Directions - What lines of the material hold the string "csrc"? Pull each of them out.

-- -- --

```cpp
#define TFMPC_BC(L) " row_newbcast:" #L " row_mask:0xf bank_mask:0xf\n\t"
#define TFMPC_PIVOT(P) "v_rcp_f32_dpp %[x" #P "], -%[m" #P "]" TFMPC_BC(P) \
                       "v_min_i32_dpp %[mp], %[m" #P "], %[mp]" TFMPC_BC(P) \
                       "v_mul_f32 %[x" #P "], %[m" #P "], %[x" #P "]\n\t"
#define TFMPC_FWD(P, S) "v_fmac_f32_dpp %[m" #S "], %[x" #P "], %[m" #P "]" TFMPC_BC(S)
#define TFMPC_BWD(P, O, S) "v_fmac_f32_dpp %[x" #P "], %[" #O "], %[x" #S "]" TFMPC_BC(S)
#define TFMPC_COPY(O, P) "v_mov_b32 %[" #O "], %[x" #P "]\n\t"
#define TFMPC_VAL(A) "v_fmac_f32_dpp %[acc], %[x" #A "], %[q" #A "]" TFMPC_BC(0)

__device__ __forceinline__ void ldlt8_pair_solve_neg(const f32x2 (&M2)[4], float (&X)[8], float d0, int &min_pivot_bits, const float (&Q)[8],
                                                     float &acc)
{
    float M[8];
#pragma unroll
    for (int r = 0; r < 8; ++r) M[r] = M2[r >> 1][r & 1];
    asm("v_rcp_f32 %[x0], -%[d0]\n\t"
        "v_min_i32 %[mp], %[d0], %[mp]\n\t"
        "v_mul_f32 %[x0], %[m0], %[x0]\n\t"
        "s_nop 1\n\t"
        TFMPC_FWD(0, 1) TFMPC_FWD(0, 2) TFMPC_FWD(0, 3) TFMPC_FWD(0, 4) TFMPC_FWD(0, 5) TFMPC_FWD(0, 6) TFMPC_FWD(0, 7)
        TFMPC_PIVOT(1) "s_nop 1\n\t"
        TFMPC_FWD(1, 2) TFMPC_FWD(1, 3) TFMPC_FWD(1, 4) TFMPC_FWD(1, 5) TFMPC_FWD(1, 6) TFMPC_FWD(1, 7)
        TFMPC_PIVOT(2) "s_nop 1\n\t"
        TFMPC_FWD(2, 3) TFMPC_FWD(2, 4) TFMPC_FWD(2, 5) TFMPC_FWD(2, 6) TFMPC_FWD(2, 7)
        TFMPC_PIVOT(3) "s_nop 1\n\t"
        TFMPC_FWD(3, 4) TFMPC_FWD(3, 5) TFMPC_FWD(3, 6) TFMPC_FWD(3, 7)
        TFMPC_PIVOT(4) "s_nop 1\n\t"
        TFMPC_FWD(4, 5) TFMPC_FWD(4, 6) TFMPC_FWD(4, 7)
        TFMPC_PIVOT(5) "s_nop 1\n\t"
        TFMPC_FWD(5, 6) TFMPC_FWD(5, 7)
        "s_nop 0\n\t"
        TFMPC_PIVOT(6) "s_nop 1\n\t"
        TFMPC_FWD(6, 7)
        TFMPC_COPY(m0, 5) TFMPC_COPY(m1, 4)
        TFMPC_PIVOT(7)
        "v_fmac_f32_dpp %[x6], %[x6], %[x7]" TFMPC_BC(7)
        TFMPC_BWD(5, m0, 7) TFMPC_BWD(5, m0, 6)
        TFMPC_COPY(m0, 3)
        TFMPC_BWD(4, m1, 7) TFMPC_BWD(4, m1, 6) TFMPC_BWD(4, m1, 5)
        TFMPC_COPY(m1, 2)
        TFMPC_BWD(3, m0, 7) TFMPC_BWD(3, m0, 6) TFMPC_BWD(3, m0, 5) TFMPC_BWD(3, m0, 4)
        TFMPC_COPY(m0, 1)
        TFMPC_BWD(2, m1, 7) TFMPC_BWD(2, m1, 6) TFMPC_BWD(2, m1, 5) TFMPC_BWD(2, m1, 4) TFMPC_BWD(2, m1, 3)
        TFMPC_COPY(m1, 0)
        TFMPC_BWD(1, m0, 7) TFMPC_BWD(1, m0, 6) TFMPC_BWD(1, m0, 5) TFMPC_BWD(1, m0, 4) TFMPC_BWD(1, m0, 3) TFMPC_BWD(1, m0, 2)
        TFMPC_BWD(0, m1, 7) TFMPC_BWD(0, m1, 6) TFMPC_BWD(0, m1, 5) TFMPC_BWD(0, m1, 4) TFMPC_BWD(0, m1, 3) TFMPC_BWD(0, m1, 2) TFMPC_BWD(0, m1, 1)
        "s_nop 1\n\t"
        TFMPC_VAL(0) TFMPC_VAL(1) TFMPC_VAL(2) TFMPC_VAL(3) TFMPC_VAL(4) TFMPC_VAL(5) TFMPC_VAL(6) TFMPC_VAL(7)
        : [x0] "=&v"(X[0]), [x1] "=&v"(X[1]), [x2] "=&v"(X[2]), [x3] "=&v"(X[3]), [x4] "=&v"(X[4]), [x5] "=&v"(X[5]), [x6] "=&v"(X[6]),
          [x7] "=&v"(X[7]), [m0] "+v"(M[0]), [m1] "+v"(M[1]), [m2] "+v"(M[2]), [m3] "+v"(M[3]), [m4] "+v"(M[4]), [m5] "+v"(M[5]),
          [m6] "+v"(M[6]), [m7] "+v"(M[7]), [mp] "+v"(min_pivot_bits), [acc] "+v"(acc)
        : [d0] "v"(d0), [q0] "v"(Q[0]), [q1] "v"(Q[1]), [q2] "v"(Q[2]), [q3] "v"(Q[3]), [q4] "v"(Q[4]), [q5] "v"(Q[5]), [q6] "v"(Q[6]),
          [q7] "v"(Q[7]));
}
#undef TFMPC_VAL
#undef TFMPC_COPY
#undef TFMPC_BWD
#undef TFMPC_FWD
#undef TFMPC_PIVOT
#undef TFMPC_BC

}
```

Before: 44.54 million.

## Compute value-gradient correction from eliminated rows, overlapping with LDLT solve

The value-vector update (Qx + K^T Qu) is rewritten as a dot product between the forward-eliminated rows and the original M rows, so it no longer waits for back-substitution. In the pair path the VAL accumulations are interleaved into the pivot stalls in place of s_nop padding, and the separate Q register copies read through volatile LDS loads are removed. In the single-wave path the solve is split into eliminate and backsub helpers so the vnext store can be issued before back-substitution. This shortens the critical path per timestep but changes the floating-point evaluation order, and the new eliminate and backsub helpers replace the previous tuned solve.

```diff
diff --git a/tf-mpc_amd/csrc/lqr_mfma16x8.hip b/tf-mpc_amd/csrc/lqr_mfma16x8.hip
--- a/tf-mpc_amd/csrc/lqr_mfma16x8.hip
+++ b/tf-mpc_amd/csrc/lqr_mfma16x8.hip
@@ -233,15 +233,13 @@
                     const f32x4 lo = *reinterpret_cast<const f32x4 *>(&lds_all[pair_src]);
                     const f32x4 hi = *reinterpret_cast<const f32x4 *>(&lds_all[pair_src + 4]);
                     const float d0 = lds_all[pair_d0];
-                    const f32x4 qlo = *(const volatile TFMPC_LDS f32x4 *)&lds_all[pair_src];
-                    const f32x4 qhi = *(const volatile TFMPC_LDS f32x4 *)&lds_all[pair_src + 4];
                     float vnext = lds_all[pair_qx];
                     P2[0] = f32x2{lo[0], lo[1]}; P2[1] = f32x2{lo[2], lo[3]};
                     P2[2] = f32x2{hi[0], hi[1]}; P2[3] = f32x2{hi[2], hi[3]};
-                    const float Qc[8] = {qlo[0], qlo[1], qlo[2], qlo[3], qhi[0], qhi[1], qhi[2], qhi[3]};
                     float Pr[8];
-                    ldlt8_pair_solve_neg(P2, Pr, d0, min_pivot_rows, Qc, vnext);
-                    lds_all[pair_qx] = vnext;
+                    float corr = 0.0f;
+                    ldlt8_pair_solve_neg(P2, Pr, d0, min_pivot_rows, corr);
+                    lds_all[pair_qx] = vnext + corr;
                     f32x4 klo, khi;
 #pragma unroll
                     for (int r = 0; r < 4; ++r) { klo[r] = Pr[r]; khi[r] = Pr[4 + r]; }
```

-- -- --

Your solution -
diff --git a/tf-mpc_amd/csrc/lqr_mfma16x8.hip b/tf-mpc_amd/csrc/lqr_mfma16x8.hip
--- a/tf-mpc_amd/csrc/lqr_mfma16x8.hip
+++ b/tf-mpc_amd/csrc/lqr_mfma16x8.hip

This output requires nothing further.